Yes, most water-based all-purpose interior cleaners are safe on WeatherTech’s thermoplastic mats and liners, and that is exactly what we recommend. What you want to avoid are harsh solvent-heavy cleaners, products with silicone dressings that leave a slick gloss, and anything petroleum-based that can degrade the TPE or TPO surface over time. A dye-free, residue-free formula like Chemical Guys Nonsense or 303 keeps the factory matte look and will not make the mats slippery underfoot, which is a real safety concern for a floor liner.

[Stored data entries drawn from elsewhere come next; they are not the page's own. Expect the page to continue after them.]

static void kiss_opts_supported_from_env(KissOpts &o)
{
    o.debug = getenv("KISS_HIP_DEBUG") != nullptr;
    if (const char *e = getenv("KISS_HIP_XFER_THREADS")) o.xfer_threads = atoi(e);
    if (const char *e = getenv("KISS_HIP_PREFAULT_THREADS")) o.prefault_threads = atoi(e);
}
#ifdef KISS_HIP_HOOKS
static bool env_on(const char *name) { return getenv(name) != nullptr; }
static unsigned long long env_u64(const char *name, unsigned long long dflt)
{
    const char *e = getenv(name);
    return e ? strtoull(e, nullptr, 0) : dflt;
}
void kiss_opts_refresh(kiss_hip_ctx *ctx)
{
    KissOpts o;
    kiss_opts_supported_from_env(o);
    if (const char *e = getenv("KISS_HIP_SYNC_READBACK")) o.sync_readback = atoi(e) != 0;
    o.no_serialize = env_on("KISS_HIP_NO_SERIALIZE");
    o.no_lms_exact = env_on("KISS_HIP_NO_LMS_EXACT");
    o.heads_by_compare = env_on("KISS_HIP_LMS_HEADS_BY_COMPARE");
    o.no_early_out = env_on("KISS_HIP_NO_EARLY_OUT");
    o.no_pivot_rounds = env_on("KISS_HIP_NO_PIVOT_ROUNDS");
    o.pivot_from_round2 = env_on("KISS_HIP_PIVOT_FROM_ROUND2");
    o.pair_keys = env_on("KISS_HIP_PAIR_KEYS");
    o.no_fc0_onepass = env_on("KISS_HIP_NO_FC0_ONEPASS");
    o.no_pair_records = env_on("KISS_HIP_NO_PAIR_RECORDS");
    o.no_small_fused = env_on("KISS_HIP_NO_SMALL_FUSED");
    o.no_class_bytes = env_on("KISS_HIP_NO_CLASS_BYTES");
    o.no_pivot_ctx = env_on("KISS_HIP_NO_PIVOT_CTX");
    o.no_taint = env_on("KISS_HIP_NO_TAINT");
    o.isa_direct = env_on("KISS_HIP_ISA_DIRECT");
    o.no_onesweep = env_on("KISS_HIP_NO_ONESWEEP");
    o.rx_one_tile = env_on("KISS_HIP_RX_ONE_TILE");
    o.merge_lms = env_on("KISS_HIP_MERGE_LMS");
    o.no_small_alphabet = env_on("KISS_HIP_NO_SMALL_ALPHABET");
    o.induce_one_pass = env_on("KISS_HIP_INDUCE_ONE_PASS");
    o.verify = env_on("KISS_HIP_VERIFY");
    o.no_prefault = env_on("KISS_HIP_NO_PREFAULT");
    o.doubling_h0 = (uint32_t)env_u64("KISS_HIP_DOUBLING_H0", 0);
    o.tcap0 = env_u64("KISS_HIP_TCAP0", 0);
    o.pivot_slots = (int)env_u64("KISS_HIP_PIVOT_SLOTS", 3);
    o.small_seg = (uint32_t)env_u64("KISS_HIP_SMALL_SEG", 0);
    o.near_merge_min = (uint32_t)env_u64("KISS_HIP_NEAR_MERGE_MIN", 4096);
    o.induce_small_max = (uint32_t)env_u64("KISS_HIP_INDUCE_SMALL_MAX", 0);
    o.collapse_cap = (uint32_t)env_u64("KISS_HIP_COLLAPSE_CAP", 0);
    o.collapse_n = env_u64("KISS_HIP_COLLAPSE_N", 0);
    o.fm_heavy = (uint32_t)env_u64("KISS_HIP_FM_HEAVY", 0);
    o.fm_light = (uint32_t)env_u64("KISS_HIP_FM_LIGHT", 0);
    o.fm_mm_wave = env_on("KISS_HIP_FM_MM_WAVE");
    o.fm_mm_budget = env_u64("KISS_HIP_FM_MM_BUDGET", 0);
    o.fm8_group = env_on("KISS_HIP_FM8_GROUP");
    o.isa_direct_max = env_u64("KISS_HIP_ISA_DIRECT_MAX", 0);
    o.lx_sync_points = (unsigned)env_u64("KISS_HIP_LX_SYNC_POINTS", 0);
    o.tie_trace = (unsigned)env_u64("KISS_HIP_TIE_TRACE", 0);
    o.poison = (uint32_t)env_u64("KISS_HIP_POISON", 0);
    if (const char *e = getenv("KISS_HIP_DUMP_PIVOT")) snprintf(o.dump_pivot, sizeof o.dump_pivot, "%s", e);
    ctx->opts = o;
}
static std::mutex &kiss_launch_mutex()
// ... 760 lines not shown
        }
    }
    return KISS_HIP_OK;
}

int kiss_hip_debug_radix_sort(kiss_hip_ctx *ctx, uint64_t *keys, uint32_t *pos, uint64_t count, int key_lo_bit)
{
    if (!ctx || !keys || !pos || count > ctx->m_cap) return KISS_HIP_E_INVALID;
    KCHECK(hipSetDevice(ctx->device));
    KCHECK(hipMemcpy(ctx->keyA, keys, count * 8, hipMemcpyHostToDevice));
    KCHECK(hipMemcpy(ctx->posA, pos, count * 4, hipMemcpyHostToDevice));
    RadixBufs rb = kiss_ctx_radix_bufs(ctx);
    int res = 0;
    KTRY(kiss_radix_sort(ctx, rb, count, key_lo_bit, 0, &res));
    KTRY(kiss_radix_check(ctx));
    ktimer_collect(ctx);
    KCHECK(hipMemcpy(keys, rb.key[res], count * 8, hipMemcpyDeviceToHost));
    KCHECK(hipMemcpy(pos, rb.pos[res], count * 4, hipMemcpyDeviceToHost));
    return KISS_HIP_OK;
}

int kiss_hip_debug_fail_alloc_over(kiss_hip_ctx *ctx, uint64_t bytes)
{
    if (!ctx) return KISS_HIP_E_INVALID;
#ifdef KISS_HIP_HOOKS
    ctx->fail_alloc_over = bytes;
    return KISS_HIP_OK;
#else
    (void)bytes;
    return KISS_HIP_E_UNSUPPORTED;
#endif
}

int kiss_hip_has_hooks(void)
{
#ifdef KISS_HIP_HOOKS
    return 1;
#else
    return 0;
#endif
}
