struct DirFwd {
// ... 1562 lines not shown
    for (int kb = 0; kb < NKB; ++kb) {
        const int k0 = uh * HALF + wave * (16 * NKB) + kb * 16 + 4 * lk;
#pragma unroll
        for (int c = 0; c < 8; ++c) {
            const int unit = ((c & 1) ? (1 - uh) : uh) * HALF + slot * 16 + li;
            const float *src = d.R + (size_t)k0 * G + (unit >> 3) * 32 + (c >> 1) * 8 + (unit & 7);
            wreg[kb][c].x = src[0]; wreg[kb][c].y = src[(size_t)G];
            wreg[kb][c].z = src[(size_t)2 * G]; wreg[kb][c].w = src[(size_t)3 * G];
        }
    }
    float *hxme = p.hx + (size_t)xcc * 2 * 2 * X_HXBUF;
    const x_i32x4 px_rs = x_rsrc(p.px, (unsigned)(X_PX_FLOATS * sizeof(float)));
    const int pxcell = ((slot * 16 + i) * 16 + ul) * 32;
    const x_i32x4 hx_rs = x_rsrc(hxme, (unsigned)(2 * 2 * X_HXBUF * sizeof(float)));
    const int hx_vo = (lk * 16 + li) * 16;
    const int hx_so = __builtin_amdgcn_readfirstlane(wave * NKB * 1024);
    const int hx_pub = (ul & 3) == 0 ? ((slot * 4 + (ul >> 2)) * 16 + i) * 16 : 0x7ffffff0;
    constexpr int X_NT = 2;
    auto publish_state = [&](int sg, int s, float h) {
        const int v = (int)((__float_as_uint(h) & ~1u) | p_gen_bit((unsigned)s + 1u));
        const f32x4 g = {__int_as_float(__builtin_amdgcn_mov_dpp(v, 0x00, 0xf, 0xf, true)),
                         __int_as_float(__builtin_amdgcn_mov_dpp(v, 0x55, 0xf, 0xf, true)),
                         __int_as_float(__builtin_amdgcn_mov_dpp(v, 0xaa, 0xf, 0xf, true)),
                         __int_as_float(__builtin_amdgcn_mov_dpp(v, 0xff, 0xf, 0xf, true))};
        x_buffer_store_b128(g, hx_rs, hx_pub, (sg * 2 + (s & 1)) * (X_HXBUF * 4), 0);
    };
    XGroup grp[2];
    grp[0].cprev = grp[1].cprev = 0.f;
    f32x4 a[NKB];
    bool failed = false;
    int step = 0;

    const x_i32x4 zx_rs = x_rsrc(d.zx, (unsigned)((size_t)T * B * G * sizeof(float)));
    const x_i32x4 cs_rs = x_rsrc(d.cs, (unsigned)((size_t)T * B * N * sizeof(float)));
    const x_i32x4 hs_rs = x_rsrc(d.hs, (unsigned)((size_t)T * B * N * sizeof(float)));
    int zvo[2], svo[2];
#pragma unroll
    for (int sg = 0; sg < 2; ++sg) { zvo[sg] = (brow[sg] * G + (int)zcol) * 4; svo[sg] = (brow[sg] * N + n) * 4; }
    auto load_zx = [&](int sg, int s) {
        const int zo = (int)((unsigned)(d.reverse ? (T - 1 - s) : s) * (unsigned)(B * G * 4));
#pragma unroll
        for (int g = 0; g < 4; ++g) grp[sg].z[g] = x_buffer_load_b32(zx_rs, zvo[sg] + 32 * g, zo, 0);
    };
    auto gates = [&](int sg, int s, const float (&zsum)[4]) {
        const int t = d.reverse ? (T - 1 - s) : s;
        const float cp = grp[sg].cprev;
        const float ia = lc_sigmoid(__builtin_fmaf(wi, cp, grp[sg].z[0] + zsum[0]));
        const float fa = lc_sigmoid(__builtin_fmaf(wf, cp, (grp[sg].z[2] + zsum[2]) + p.forget_bias));
        const float ja = lc_tanh(grp[sg].z[1] + zsum[1]);
        const float cn = __builtin_fmaf(fa, cp, ia * ja);
        const float oa = lc_sigmoid(__builtin_fmaf(wo, cn, grp[sg].z[3] + zsum[3]));
        const bool act = t < len[sg];
        const float h = act ? oa * lc_tanh(cn) : 0.f;
        grp[sg].cprev = act ? cn : 0.f;
        publish_state(sg, s, h);
        if (valid[sg]) {
            float *zrow = d.zx + ((size_t)t * B + brow[sg]) * G + zcol;
            const size_t so = ((size_t)t * B + brow[sg]) * N + n;
            zrow[0] = act ? ia : 0.f; zrow[8] = act ? ja : 0.f; zrow[16] = act ? fa : 0.f; zrow[24] = act ? oa : 0.f;
            d.cs[so] = grp[sg].cprev;
            d.hs[so] = h;
        }
    };
    auto request_state = [&](int sg, int s) {
        const int so = hx_so + (sg * 2 + ((s + 1) & 1)) * (X_HXBUF * 4);
#pragma unroll
        for (int kb = 0; kb < NKB; ++kb) a[kb] = x_buffer_load_b128(hx_rs, hx_vo, so + kb * 1024, X_NT);
    };
    auto state_stale = [&](int s, const f32x4 (&av)[NKB]) {
        unsigned stale = 0;
#pragma unroll
        for (int kb = 0; kb < NKB; ++kb) stale |= __float_as_uint(av[kb].x) ^ p_gen_bit((unsigned)s);
        return __builtin_amdgcn_ballot_w64((stale & 1u) != 0) != 0;
    };

    load_zx(0, 0);
    load_zx(1, 0);
    {
        const float zero[4] = {0.f, 0.f, 0.f, 0.f};
        gates(0, 0, zero);
        gates(1, 0, zero);
    }
    if (T > 1) { load_zx(0, 1); load_zx(1, 1); }
    __syncthreads();
    auto half = [&](auto XC, auto PC, int s) -> bool {
        constexpr int X = decltype(XC)::value, Y = X ^ 1;
        constexpr bool POST = decltype(PC)::value;
        const int k = 2 * s + X, sy = (k - 1) >> 1;
        step = s;
        float *partX = p_lds + (size_t)X * (NWAVES * 16 * X_LDP), *partY = p_lds + (size_t)Y * (NWAVES * 16 * X_LDP);
        if (X == 0) LC_XSTAMP(0); else LC_XSTAMP(8);
        {
            if (k == 2) request_state(X, s);
            if (state_stale(s, a)) {
                unsigned nspin = 0;
                for (;;) {
                    if (!p_keep_waiting(nspin, p.spin_limit, p.ctl)) { failed = true; break; }
                    asm volatile("" ::: "memory");
                    request_state(X, s);
                    if (!state_stale(s, a)) break;
                }
            }
        }
        if (X == 0) LC_XSTAMP(1); else LC_XSTAMP(9);
        f32x4 acc[8];
#pragma unroll
        for (int c = 0; c < 8; ++c) acc[c] = (f32x4){0.f, 0.f, 0.f, 0.f};
        asm volatile("s_nop 7" : "+v"(acc[0]), "+v"(acc[1]), "+v"(acc[2]), "+v"(acc[3]), "+v"(acc[4]), "+v"(acc[5]),
                                 "+v"(acc[6]), "+v"(acc[7]) : : "memory");
        float pl[4][NWAVES], pr[4][NWAVES], zrem[4], zsum[4] = {0.f, 0.f, 0.f, 0.f};
        f32x4 rv0 = {0.f, 0.f, 0.f, 0.f}, rv1 = rv0;
        float gx = 0.f, ge = 0.f, ia = 0.f, fa = 0.f, ja = 0.f, cn = 0.f, oa = 0.f, th = 0.f, hh = 0.f;
        bool act = false;
        const float tag_y = __uint_as_float((unsigned)sy);
        const int pxblk = (sy + 1) & 1;
        const int pxsend = (((xcc ^ 1) * 2 + Y) * 2 + pxblk) * X_PXBLK + pxcell, pxrecv = ((xcc * 2 + Y) * 2 + pxblk) * X_PXBLK + pxcell;
        const int ty = d.reverse ? (T - 1 - sy) : sy;
        const unsigned tyu = (unsigned)sy;
        auto late = [&]() {
            return __builtin_amdgcn_ballot_w64(((__float_as_uint(rv0.y) ^ tyu) | (__float_as_uint(rv0.w) ^ tyu) |
                                                (__float_as_uint(rv1.y) ^ tyu) | (__float_as_uint(rv1.w) ^ tyu)) != 0) != 0;
        };
        constexpr int C_RECV = NKB - 4 > 2 ? NKB - 4 : 2, C_SUM = C_RECV + 1, C_GATE = C_RECV + 2;
        static_assert(C_GATE < NKB, "five chunks at least");
        auto mic = [&](auto KC, int m) {
            constexpr int KB = decltype(KC)::value;
            XGroup &q = grp[Y];
            if constexpr (KB == 0 && POST) {
                const int g = m >> 3, w = (m >> 1) & 3;
                if (m & 1) pr[g][w] = partY[(size_t)(w * 16 + i) * X_LDP + g * 32 + 16 + ul];
                else pl[g][w] = partY[(size_t)(w * 16 + i) * X_LDP + g * 32 + ul];
            } else if constexpr (KB == 1 && POST) {
                if (m < 8) {
                    const int g = m >> 1;
                    if (m & 1) zrem[g] = (pr[g][0] + pr[g][1]) + (pr[g][2] + pr[g][3]);
                    else q.zloc[g] = (pl[g][0] + pl[g][1]) + (pl[g][2] + pl[g][3]);
                } else if (m == 8) {
                    x_buffer_store_b128((f32x4){zrem[0], tag_y, zrem[1], tag_y}, px_rs, pxsend, 0, X_SYS);
                } else if (m == 9) {
                    x_buffer_store_b128((f32x4){zrem[2], tag_y, zrem[3], tag_y}, px_rs, pxsend + 16, 0, X_SYS);
                }
            } else if constexpr (KB == C_RECV && POST) {
                if (m == 0) rv0 = x_buffer_load_b128(px_rs, pxrecv, 0, X_SYS);
                else if (m == 1) rv1 = x_buffer_load_b128(px_rs, pxrecv + 16, 0, X_SYS);
            } else if constexpr (KB == C_SUM && POST) {
                if (m == 0) {
                    if (late()) {
                        unsigned nspin = 0;
                        for (;;) {
                            if (!p_keep_waiting(nspin, p.spin_limit, p.ctl)) { failed = true; break; }
                            rv0 = x_buffer_load_b128(px_rs, pxrecv, 0, X_SYS);
                            rv1 = x_buffer_load_b128(px_rs, pxrecv + 16, 0, X_SYS);
                            if (!late()) break;
                        }
                    }
                } else if (m == 1) {
                    zsum[0] = q.zloc[0] + rv0.x; zsum[1] = q.zloc[1] + rv0.z;
                    zsum[2] = q.zloc[2] + rv1.x; zsum[3] = q.zloc[3] + rv1.z;
                }
            } else if constexpr (KB == C_GATE && POST) {
                const float cp = q.cprev;
                if (m == 0) gx = __builtin_fmaf(wi, cp, q.z[0] + zsum[0]);
                else if (m == 1) ge = __builtin_amdgcn_exp2f(-1.44269504088896341f * gx);
                else if (m == 2) ia = __builtin_amdgcn_rcpf(1.0f + ge);
                else if (m == 3) gx = __builtin_fmaf(wf, cp, (q.z[2] + zsum[2]) + p.forget_bias);
                else if (m == 4) ge = __builtin_amdgcn_exp2f(-1.44269504088896341f * gx);
                else if (m == 5) fa = __builtin_amdgcn_rcpf(1.0f + ge);
                else if (m == 6) { gx = q.z[1] + zsum[1]; ge = __builtin_amdgcn_exp2f(-2.88539008177792681f * fabsf(gx)); }
                else if (m == 7) ja = copysignf((1.0f - ge) * __builtin_amdgcn_rcpf(1.0f + ge), gx);
                else if (m == 8) { cn = __builtin_fmaf(fa, cp, ia * ja); gx = __builtin_fmaf(wo, cn, q.z[3] + zsum[3]); }
                else if (m == 9) ge = __builtin_amdgcn_exp2f(-1.44269504088896341f * gx);
                else if (m == 10) oa = __builtin_amdgcn_rcpf(1.0f + ge);
                else if (m == 11) ge = __builtin_amdgcn_exp2f(-2.88539008177792681f * fabsf(cn));
                else if (m == 12) th = copysignf((1.0f - ge) * __builtin_amdgcn_rcpf(1.0f + ge), cn);
                else if (m == 13) { act = ty < len[Y]; hh = act ? oa * th : 0.f; q.cprev = act ? cn : 0.f; }
                else if (m == 14) {
                    publish_state(Y, sy, hh);
                } else if (m == 16 || m == 18 || m == 20) {
                    if (valid[Y]) {
                        const int zo = (int)((unsigned)ty * (unsigned)(B * G * 4)), so = ty * B * N * 4;
                        if (m == 16) {
                            x_buffer_store_b32(act ? ia : 0.f, zx_rs, zvo[Y], zo, 0);
                            x_buffer_store_b32(act ? ja : 0.f, zx_rs, zvo[Y] + 32, zo, 0);
                        } else if (m == 18) {
                            x_buffer_store_b32(act ? fa : 0.f, zx_rs, zvo[Y] + 64, zo, 0);
                            x_buffer_store_b32(act ? oa : 0.f, zx_rs, zvo[Y] + 96, zo, 0);
                        } else {
                            x_buffer_store_b32(q.cprev, cs_rs, svo[Y], so, 0);
                            x_buffer_store_b32(hh, hs_rs, svo[Y], so, 0);
                        }
                    }
                } else if (m == 22) {
                    if (sy + 1 < T) load_zx(Y, sy + 1);
                }
            } else if constexpr (KB == C_GATE && !POST) {
                if (m == 0 && sy + 1 < T) load_zx(Y, sy + 1);
            }
        };
#define LC_XMFMA(ACC, A, W) asm volatile("v_mfma_f32_16x16x4_f32 %0, %1, %2, %0" : "+v"(ACC) : "v"(A), "a"(W))
#define LC_XCHUNK(KB)                                                                                              \
    _Pragma("unroll") for (int c = 0; c < 8; ++c) {                                                                \
        LC_XMFMA(acc[c], a[KB].x, wreg[KB][c].x); mic(std::integral_constant<int, KB>(), c);                       \
        __builtin_amdgcn_sched_barrier(0);                                                                         \
    }                                                                                                              \
    _Pragma("unroll") for (int c = 0; c < 8; ++c) {                                                                \
        LC_XMFMA(acc[c], a[KB].y, wreg[KB][c].y); mic(std::integral_constant<int, KB>(), 8 + c);                   \
        __builtin_amdgcn_sched_barrier(0);                                                                         \
    }                                                                                                              \
    _Pragma("unroll") for (int c = 0; c < 8; ++c) {                                                                \
        LC_XMFMA(acc[c], a[KB].z, wreg[KB][c].z); mic(std::integral_constant<int, KB>(), 16 + c);                  \
        __builtin_amdgcn_sched_barrier(0);                                                                         \
    }                                                                                                              \
    _Pragma("unroll") for (int c = 0; c < 8; ++c) {                                                                \
        LC_XMFMA(acc[c], a[KB].w, wreg[KB][c].w); mic(std::integral_constant<int, KB>(), 24 + c);                  \
        __builtin_amdgcn_sched_barrier(0);                                                                         \
    }
        LC_XCHUNK(0) LC_XCHUNK(1) LC_XCHUNK(2) LC_XCHUNK(3) LC_XCHUNK(4)
        if constexpr (NKB > 5) { LC_XCHUNK(5) }
        if constexpr (NKB > 6) { LC_XCHUNK(6) }
        if constexpr (NKB > 7) { LC_XCHUNK(7) }
#undef LC_XCHUNK
#undef LC_XMFMA
        asm volatile("s_nop 15\n\ts_nop 15\n\ts_nop 7" : "+v"(acc[0]), "+v"(acc[1]), "+v"(acc[2]), "+v"(acc[3]), "+v"(acc[4]),
                                                         "+v"(acc[5]), "+v"(acc[6]), "+v"(acc[7]) : : "memory");
        if (X == 0) LC_XSTAMP(2); else LC_XSTAMP(10);
#pragma unroll
        for (int c = 0; c < 8; ++c)
#pragma unroll
            for (int r = 0; r < 4; ++r) partX[(size_t)(wave * 16 + lk * 4 + r) * X_LDP + c * 16 + li] = acc[c][r];
        if (k + 1 < 2 * T) request_state(Y, (k + 1) >> 1);
        if (failed) s_fail = 1;
        __syncthreads();
        if (X == 0) LC_XSTAMP(3); else LC_XSTAMP(11);
        return s_fail == 0;
    };
    {
        const std::integral_constant<int, 0> g0;
        const std::integral_constant<int, 1> g1;
        const std::true_type post;
        bool ok = T > 1 && half(g0, std::false_type(), 1) && half(g1, post, 1);
        for (int s = 2; ok && s < T; ++s) ok = half(g0, post, s) && half(g1, post, s);
    }
    if (T > 1 && !s_fail) {
        const int Y = 1, sy = T - 1;
        const float *partY = p_lds + (size_t)Y * (NWAVES * 16 * X_LDP);
        const float tag_y = __uint_as_float((unsigned)sy);
        const int pxblk = (sy + 1) & 1;
        const int pxsend = (((xcc ^ 1) * 2 + Y) * 2 + pxblk) * X_PXBLK + pxcell, pxrecv = ((xcc * 2 + Y) * 2 + pxblk) * X_PXBLK + pxcell;
        float zrem[4], zsum[4];
#pragma unroll
        for (int g = 0; g < 4; ++g) {
            const float *q = partY + (size_t)i * X_LDP + g * 32 + ul;
            grp[Y].zloc[g] = (q[0] + q[(size_t)16 * X_LDP]) + (q[(size_t)32 * X_LDP] + q[(size_t)48 * X_LDP]);
            zrem[g] = (q[16] + q[(size_t)16 * X_LDP + 16]) + (q[(size_t)32 * X_LDP + 16] + q[(size_t)48 * X_LDP + 16]);
        }
        x_buffer_store_b128((f32x4){zrem[0], tag_y, zrem[1], tag_y}, px_rs, pxsend, 0, X_SYS);
        x_buffer_store_b128((f32x4){zrem[2], tag_y, zrem[3], tag_y}, px_rs, pxsend + 16, 0, X_SYS);
        unsigned nspin = 0;
        const unsigned ty = (unsigned)sy;
        f32x4 rv0, rv1;
        for (;;) {
            rv0 = x_buffer_load_b128(px_rs, pxrecv, 0, X_SYS);
            rv1 = x_buffer_load_b128(px_rs, pxrecv + 16, 0, X_SYS);
            if (__builtin_amdgcn_ballot_w64(((__float_as_uint(rv0.y) ^ ty) | (__float_as_uint(rv0.w) ^ ty) |
                                             (__float_as_uint(rv1.y) ^ ty) | (__float_as_uint(rv1.w) ^ ty)) != 0) == 0) break;
            if (!p_keep_waiting(nspin, p.spin_limit, p.ctl)) { failed = true; break; }
        }
        zsum[0] = grp[Y].zloc[0] + rv0.x; zsum[1] = grp[Y].zloc[1] + rv0.z;
        zsum[2] = grp[Y].zloc[2] + rv1.x; zsum[3] = grp[Y].zloc[3] + rv1.z;
        gates(Y, sy, zsum);
        if (__syncthreads_or(failed ? 1 : 0)) s_fail = 1;
    }
    if (s_fail && threadIdx.x == 0) p_report_failure(p.ctl);
}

How do I get road salt and white residue off my FloorLiners?

Road salt is alkaline and crusts into the channels, so start by knocking off the loose debris and rinsing with water. Then spray a dilutable cleaner such as Chemical Guys Nonsense or CarGuys Super Cleaner at a heavier mix, let it dwell about a minute so it can break the salt bond, and agitate the raised channels with a soft brush. Rinse thoroughly and repeat on stubborn spots. The key is the dwell time and agitation in the deep grooves, not just wiping the flat surfaces. A final clean-water rinse removes any leftover salt and cleaner residue.

Will these cleaners leave my mats slippery or greasy?

The cleaners on this list are chosen specifically because they rinse clean and dry to the natural matte finish instead of a slick coating. The slippery, greasy feel usually comes from silicone or oil-based tire-and-trim dressings, not from a proper cleaner. If you want some shine or UV protection afterward, use a dedicated protectant designed for floor mats and apply it sparingly. For the mats themselves, a residue-free cleaner like Nonsense, Adam’s or 303 keeps the surface grippy and safe for your feet.

Should I remove the mats from the car to clean them?

For anything more than a quick dust wipe, yes, pull the liners out. WeatherTech mats are designed to lift out easily, and cleaning them outside the car lets you rinse freely, scrub the deep channels, and avoid soaking your carpet or wiring underneath. Lay them flat or hang them, spray and agitate, rinse with a hose, then shake off the water and let them air dry before reinstalling. Cleaning in place is fine for light maintenance with a damp cloth, but a real clean is far easier and more thorough with the mats removed.

How often should I clean my WeatherTech mats?

It depends on your climate and how the vehicle is used. In winter or wet, muddy conditions a quick rinse every week or two stops salt and grime from setting into the texture, which makes deep cleaning much easier later. In dry conditions a monthly wipe-down with a gentle cleaner like 303 or Armor All is usually plenty. The smart approach is frequent light maintenance with a mild cleaner, plus an occasional deep clean with a stronger degreaser when buildup gets heavy. Regular care keeps the matte finish looking new for years.

Our Verdict

For most WeatherTech owners, Chemical Guys Nonsense All Surface Cleaner is the top pick: it is dye-free and odorless, lifts salt and mud without scrubbing forever, rinses to a clean matte finish, and doubles as a whole-cabin cleaner thanks to its dilutable concentrate. If your liners have set-in stains rather than general grime, our runner up, the Meguiar’s Carpet and Upholstery Cleaner, is the foaming specialist that clings to the deep channels and breaks loose dried spills other sprays cannot touch. Pair a residue-free everyday cleaner with an occasional heavy-duty degreaser and your mats will look factory fresh season after season.